## Your task
Should a line in the entries below contain "vbuf", return that line.

[Stored data]
template <bool BUFV>
__global__ __launch_bounds__(THREADS) __attribute__((amdgpu_waves_per_eu(1, 1))) void conv3_wino63_kernel(
    const float* __restrict__ Vg, const float* __restrict__ Wf, const float* __restrict__ bias,
    float* __restrict__ y, int Cin, int T, int M, int nq, int64_t nsext, int64_t nsp, int tiles_m,
    int tiles_n, int relu, int ldy, int GM, int vec2) {
  extern __shared__ __attribute__((aligned(16))) char smem_raw[];
  float* Vs = reinterpret_cast<float*>(smem_raw);

  int tile_m, tile_n;
  grouped_tile(xcd_remap(blockIdx.x, gridDim.x), GM, tiles_m, tiles_n, tile_m, tile_n);
  const int m0 = tile_m * BM;
  const int64_t S0 = (int64_t)tile_n * SWG;

  const int tid = threadIdx.x;
  const int lane = tid & 63;
  const int wave = __builtin_amdgcn_readfirstlane(tid >> 6);
  const int li = lane & 31, kh = lane >> 5;
  const int nsuper = Cin >> 5;

  const char* abase;
  const unsigned aoff = lane * 16;
  {
    int mb = (m0 >> 5) + wave;
    mb = mb < (M >> 5) ? mb : 0;
    abase = reinterpret_cast<const char*>(Wf) + (int64_t)mb * (Cin / KC) * (NJ * 64 * 16);
  }

  const float* vsrc[BUFV ? 1 : NPIECE];
  unsigned voff[BUFV ? NPIECE : 1];
#pragma unroll
  for (int k = 0; k < NPIECE; ++k) {
    const int pp = NPIECE * wave + k;
    const int rr = 2 * (pp & 31) + kh;
    const int cl = rr >> 4, rem = rr & 15;
    const int g = rem >> 3, j = rem & 7;
    const int64_t e = (((int64_t)(2 * cl + g) * NJ + j) * nsp + S0 + ST * (pp >> 5) + li) * 4;
    if constexpr (BUFV) voff[k] = (unsigned)(e * 4); else vsrc[k] = Vg + e;
  }
  const int64_t super_step = (int64_t)8 * NJ * nsp * 4;
  const __amdgpu_buffer_rsrc_t rsrc_v = buffer_rsrc(Vg, (int)0xffffffffu);
  const unsigned super_bytes = (unsigned)(super_step * 4);
  auto stage_piece = [&](int S, int k) {
    if constexpr (BUFV) {
      const int soff = (int)((unsigned)S * super_bytes);
      bglds16(rsrc_v, voff[k], soff, Vs + (S & 1) * VSS + (NPIECE * wave + k) * 256);
    } else {
      glds16<TSPN_WINO63_VAUX>(vsrc[k], Vs + (S & 1) * VSS + (NPIECE * wave + k) * 256);
    }
    if constexpr (!BUFV) vsrc[k] += super_step;
  };

  f32x16 acc[2][NJ];
#pragma unroll
  for (int cb = 0; cb < 2; ++cb)
#pragma unroll
    for (int j = 0; j < NJ; ++j)
#pragma unroll
      for (int e = 0; e < 16; ++e) acc[cb][j][e] = 0.f;

  f32x4 a[2][NJ], v[2][NJ];
  const float* vlane = Vs + (kh * NJ * ST + li) * 4;
  auto load_v = [&](const float* vbuf, int cl, int j) {
    v[0][j] = *reinterpret_cast<const f32x4*>(vbuf + cl * VCH + j * VROW);
    v[1][j] = *reinterpret_cast<const f32x4*>(vbuf + VHALF + cl * VCH + j * VROW);
  };
  auto load_a_pair = [&](f32x4* ap, auto jp_tag, const char* base) {
    constexpr int JP = decltype(jp_tag)::value;
    if (JP == 0) { load_wfrag<0>(ap[0], aoff, base); load_wfrag<1024>(ap[1], aoff, base); }
    if (JP == 1) { load_wfrag<2048>(ap[2], aoff, base); load_wfrag<3072>(ap[3], aoff, base); }
    if (JP == 2) { load_wfrag<0>(ap[4], aoff, base + 4096); load_wfrag<1024>(ap[5], aoff, base + 4096); }
    if (JP == 3) { load_wfrag<2048>(ap[6], aoff, base + 4096); load_wfrag<3072>(ap[7], aoff, base + 4096); }
  };
  using P0 = std::integral_constant<int, 0>;
  using P1 = std::integral_constant<int, 1>;
  using P2 = std::integral_constant<int, 2>;
  using P3 = std::integral_constant<int, 3>;
  auto mfma_pair = [&](const f32x4* ap, int ja, int jb, int S1, int slot) {
#pragma unroll
    for (int e = 0; e < 4; ++e) {
      acc[0][ja] = __builtin_amdgcn_mfma_f32_32x32x2f32(ap[ja][e], v[0][ja][e], acc[0][ja], 0, 0, 0);
      acc[0][jb] = __builtin_amdgcn_mfma_f32_32x32x2f32(ap[jb][e], v[0][jb][e], acc[0][jb], 0, 0, 0);
      acc[1][ja] = __builtin_amdgcn_mfma_f32_32x32x2f32(ap[ja][e], v[1][ja][e], acc[1][ja], 0, 0, 0);
      if (S1 >= 0) {
        __builtin_amdgcn_sched_barrier(0);
        stage_piece(S1, 4 * slot + e);
        __builtin_amdgcn_sched_barrier(0);
      }
      acc[1][jb] = __builtin_amdgcn_mfma_f32_32x32x2f32(ap[jb][e], v[1][jb][e], acc[1][jb], 0, 0, 0);
    }
  };

#pragma unroll
  for (int k = 0; k < NPIECE; ++k) stage_piece(0, k);
  asm volatile("s_waitcnt vmcnt(0)" ::: "memory");
  __syncthreads();
#pragma unroll
  for (int j = 0; j < NJ; ++j) load_v(vlane, 0, j);
  load_a_pair(a[0], P0{}, abase); load_a_pair(a[0], P1{}, abase); load_a_pair(a[0], P2{}, abase); load_a_pair(a[0], P3{}, abase);
  abase += NJ * 1024;
  load_a_pair(a[1], P0{}, abase); load_a_pair(a[1], P1{}, abase); load_a_pair(a[1], P2{}, abase); load_a_pair(a[1], P3{}, abase);
  abase += NJ * 1024;
  __builtin_amdgcn_sched_barrier(0);

  auto chunk_body = [&](auto cl_tag, const float* vcur, const float* vnext, int S, auto has1_tag, auto has2_tag,
                        auto more_tag) {
    constexpr int CL = decltype(cl_tag)::value;
    constexpr bool HAS1 = decltype(has1_tag)::value;
    constexpr bool HAS2 = decltype(has2_tag)::value;
    constexpr bool MORE = decltype(more_tag)::value;
    constexpr int PAR = CL & 1;
    constexpr int N1 = (HAS1 ? 8 : 0) + ((MORE && CL == 1) ? NPIECE : 0);
    constexpr int N2 = (MORE && CL == 2) ? 6 : 2;
    constexpr int N0 = (HAS2 ? 2 : 0) + ((MORE && CL == 0) ? 4 : 0);
    const int S1 = (MORE && CL == 0) ? S + 1 : -1;
    const float* vn = CL == 3 ? vnext : vcur;
    constexpr int NCL = (CL + 1) & 3;
    f32x4* ap = a[PAR];
    wait_w<3 * N2 + N1>(ap[0], ap[1]);
    mfma_pair(ap, 0, 1, S1, 0);
    if (HAS2) load_a_pair(ap, P0{}, abase);
    if (HAS1) { load_v(vn, NCL, 0); load_v(vn, NCL, 1); }
    __builtin_amdgcn_sched_barrier(0);
    wait_w<2 * N2 + N1 + N0>(ap[2], ap[3]);
    mfma_pair(ap, 2, 3, S1, 1);
    if (HAS2) load_a_pair(ap, P1{}, abase);
    if (HAS1) { load_v(vn, NCL, 2); load_v(vn, NCL, 3); }
    __builtin_amdgcn_sched_barrier(0);
    wait_w<N2 + N1 + 2 * N0>(ap[4], ap[5]);
    mfma_pair(ap, 4, 5, S1, 2);
    if (HAS2) load_a_pair(ap, P2{}, abase);
    if (HAS1) { load_v(vn, NCL, 4); load_v(vn, NCL, 5); }
    __builtin_amdgcn_sched_barrier(0);
    wait_w<N1 + 3 * N0>(ap[6], ap[7]);
    mfma_pair(ap, 6, 7, S1, 3);
    if (HAS2) {
      load_a_pair(ap, P3{}, abase);
      abase += NJ * 1024;
    }
    if (HAS1) { load_v(vn, NCL, 6); load_v(vn, NCL, 7); }
    __builtin_amdgcn_sched_barrier(0);
    if (MORE && CL == 2) {
      asm volatile("s_waitcnt lgkmcnt(0)" ::: "memory");
      __builtin_amdgcn_s_barrier();
      __builtin_amdgcn_sched_barrier(0);
    }
  };
  {
    using TT = std::true_type;
    using FF = std::false_type;
    using C0 = std::integral_constant<int, 0>;
    using C1 = std::integral_constant<int, 1>;
    using C2 = std::integral_constant<int, 2>;
    using C3 = std::integral_constant<int, 3>;
    int S = 0;
    for (; S + 1 < nsuper; ++S) {
      const float* vcur = vlane + (S & 1) * VSS;
      const float* vnext = vlane + ((S + 1) & 1) * VSS;
      chunk_body(C0{}, vcur, vnext, S, TT{}, TT{}, TT{});
      chunk_body(C1{}, vcur, vnext, S, TT{}, TT{}, TT{});
      chunk_body(C2{}, vcur, vnext, S, TT{}, TT{}, TT{});
      chunk_body(C3{}, vcur, vnext, S, TT{}, TT{}, TT{});
    }
    const float* vcur = vlane + (S & 1) * VSS;
    chunk_body(C0{}, vcur, vcur, S, TT{}, TT{}, FF{});
    chunk_body(C1{}, vcur, vcur, S, TT{}, TT{}, FF{});
    chunk_body(C2{}, vcur, vcur, S, TT{}, FF{}, FF{});
    chunk_body(C3{}, vcur, vcur, S, FF{}, FF{}, FF{});
  }
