constexpr int GRU4_WMAX = 16;
#ifndef GRU_CHORE_SLEEP_F
#define GRU_CHORE_SLEEP_F 20
#endif
#ifndef GRU_SW_MODE
#define GRU_SW_MODE 0
#endif
#ifndef GRU_SW_SLEEP
#define GRU_SW_SLEEP 30
#endif
#ifndef GRU_CHORE_SLEEP_B
#define GRU_CHORE_SLEEP_B 10
#endif
template <int P, int KU, bool RS = true>
__global__ __launch_bounds__((P + 2) * 64) void gru_fwd_cluster4_kernel(const float* __restrict__ gi, const float* __restrict__ w_hh,
                                                                        const float* __restrict__ b_hh, int B, int S, int Hd,
                                                                        gru_u64* __restrict__ xbuf, int* __restrict__ status,
                                                                        float* __restrict__ h_all, float* __restrict__ reserve,
                                                                        gru_u64* __restrict__ xid, int allow_fast) {
  __shared__ float part[2][3 * P][64];
  __shared__ __attribute__((aligned(16))) float lrow[P][64];
  __shared__ float gin[2][3][64];
  __shared__ float stash[2][5][64];
  __shared__ int s_fast;
  int b, p;
  gru_cluster_ids(B, P, b, p);
  if (b >= B) return;
  const bool fast = P > 1 && gru_same_xcd(xid + (size_t)b * P, p, P, allow_fast, status, &s_fast, threadIdx.x);
  const int U = (Hd + P - 1) / P;
  const int tid = threadIdx.x, lane = tid & 63;
  const int wave = gru_uniform(tid >> 6);
  const int u0 = p * U, un = max(0, min(Hd, u0 + U) - u0);
  const int H3 = 3 * Hd;
  const bool lane_ok = lane < un;
  const int gu = u0 + (lane_ok ? lane : 0);

  if (wave < P) {
    const int q = wave;
    const int k0 = ((q + p) % P) * U, kn = max(0, min(Hd, k0 + U) - k0);
    gru_f2 wr[3][32];
#pragma unroll
    for (int g = 0; g < 3; ++g) {
      const float* wrow = w_hh + ((size_t)g * Hd + gu) * Hd + (kn > 0 ? k0 : 0);
#pragma unroll
      for (int kk = 0; kk < KU; ++kk) {
        const float v = wrow[kk < kn ? kk : 0];
        wr[g][kk >> 1][kk & 1] = (lane_ok && kk < kn) ? v : 0.f;
      }
    }
    const gru_u64* pollp = xbuf + (size_t)b * Hd + k0 + (lane < kn ? lane : 0);
    const size_t par = (size_t)B * Hd;
#ifdef GRU_PROF
    long long c_a = 0, c_b = 0, c_c = 0;
#endif
    for (int s = 0; s < S; ++s) {
      GRU_T(t0);
      float hv = 0.f;
      if (s > 0) hv = gru4_poll<GRU_POLL_PRE_F>(pollp + (s & 1) * par, (unsigned)s, lane < kn, status);
      GRU_T(t1);
      GRU_ACC(c_a, t1, t0);
      float o0, o1, o2;
      gru_matvec3<KU, GRU_NR3(KU)>(wr[0], wr[1], wr[2], hv, lrow[q], lane, o0, o1, o2);
      part[s & 1][0 * P + q][lane] = o0;
      part[s & 1][1 * P + q][lane] = o1;
      part[s & 1][2 * P + q][lane] = o2;
      GRU_T(t2);
      GRU_ACC(c_b, t2, t1);
      gru_lds_barrier();
      GRU_T(t3);
      GRU_ACC(c_c, t3, t2);
    }
    gru_lds_barrier();
#ifdef GRU_PROF
    if (blockIdx.x == 0 && lane == 0)
      printf("gru fwd4 mat-vec wave %d: per step cycles: poll %lld  matvec %lld  barrier wait %lld\n", wave, c_a / S, c_b / S, c_c / S);
#endif
  } else if (wave == P + 1) {
    const float* gip = gi + (size_t)b * H3 + gu;
    const size_t grow = (size_t)B * H3;
    float v0 = gip[0], v1 = gip[Hd], v2 = gip[2 * Hd];
    for (int s = 0; s < S; ++s) {
      gin[s & 1][0][lane] = v0;
      gin[s & 1][1][lane] = v1;
      gin[s & 1][2][lane] = v2;
      float r = 0.f, z = 0.f, n = 0.f, g2 = 0.f, hn = 0.f;
      if (s >= 2) {
        r = stash[s & 1][0][lane]; z = stash[s & 1][1][lane]; n = stash[s & 1][2][lane];
        g2 = stash[s & 1][3][lane]; hn = stash[s & 1][4][lane];
      }
      if (s > 0) __builtin_amdgcn_s_sleep(GRU_CHORE_SLEEP_F);
      if (s + 1 < S) {
        const float* gn = gip + (size_t)(s + 1) * grow;
        v0 = gn[0]; v1 = gn[Hd]; v2 = gn[2 * Hd];
      }
      if (s >= 2 && lane_ok) {
        const size_t rw = (size_t)(s - 2) * B + b;
        if constexpr (RS) {
          float* rs = reserve + rw * 4 * Hd + gu;
          rs[0] = r; rs[Hd] = z; rs[2 * Hd] = n; rs[3 * Hd] = g2;
        }
        h_all[rw * Hd + gu] = hn;
      }
      gru_lds_barrier();
    }
    gru_lds_barrier();
    for (int t = (S >= 2 ? S - 2 : S - 1); t < S; ++t) {
      const size_t rw = (size_t)t * B + b;
      if (lane_ok) {
        if constexpr (RS) {
          float* rs = reserve + rw * 4 * Hd + gu;
          rs[0] = stash[t & 1][0][lane]; rs[Hd] = stash[t & 1][1][lane]; rs[2 * Hd] = stash[t & 1][2][lane];
          rs[3 * Hd] = stash[t & 1][3][lane];
        }
        h_all[rw * Hd + gu] = stash[t & 1][4][lane];
      }
    }
  } else {
    const float bh0 = b_hh[gu], bh1 = b_hh[Hd + gu], bh2 = b_hh[2 * Hd + gu];
    float hown = 0.f;
    gru_u64* pub = xbuf + (size_t)b * Hd + gu;
    const size_t par = (size_t)B * Hd;
#ifdef GRU_PROF
    long long c_a = 0, c_b = 0, c_c = 0;
#endif
    for (int s = 0; s < S; ++s) {
      GRU_T(t0);
      gru_lds_barrier();
      GRU_T(t1);
      GRU_ACC(c_a, t1, t0);
      float g0 = bh0, g1 = bh1, g2 = bh2;
#pragma unroll
      for (int qq = 0; qq < P; ++qq) {
        g0 += part[s & 1][0 * P + qq][lane];
        g1 += part[s & 1][1 * P + qq][lane];
        g2 += part[s & 1][2 * P + qq][lane];
      }
      const float gp0 = gin[s & 1][0][lane], gp1 = gin[s & 1][1][lane], gp2 = gin[s & 1][2][lane];
      const float r = gru4_sigmoid(gp0 + g0);
      const float z = gru4_sigmoid(gp1 + g1);
      const float n = gru4_tanh(gp2 + r * g2);
      const float hn = (1.f - z) * n + z * hown;
      hown = hn;
      if (s + 1 < S && lane_ok) gru_publish_x(pub + ((s + 1) & 1) * par, (unsigned)(s + 1), hn, fast);
      gru4_after_publish(pub);
      GRU_T(t2);
      GRU_ACC(c_b, t2, t1);
      stash[s & 1][0][lane] = r;
      stash[s & 1][1][lane] = z;
      stash[s & 1][2][lane] = n;
      stash[s & 1][3][lane] = g2;
      stash[s & 1][4][lane] = hn;
      GRU_T(t3);
      GRU_ACC(c_c, t3, t2);
    }
    gru_lds_barrier();
#ifdef GRU_PROF
    if (blockIdx.x == 0 && lane == 0)
      printf("gru fwd4 gate wave: per step cycles: barrier wait %lld  gate phase to publish %lld  stash %lld\n", c_a / S, c_b / S, c_c / S);
#endif
  }
}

## Written reply
  auto load_v = [&](const float* vbuf, int cl, int j) {
    v[0][j] = *reinterpret_cast<const f32x4*>(vbuf + cl * VCH + j * VROW);
    v[1][j] = *reinterpret_cast<const f32x4*>(vbuf + VHALF + cl * VCH + j * VROW);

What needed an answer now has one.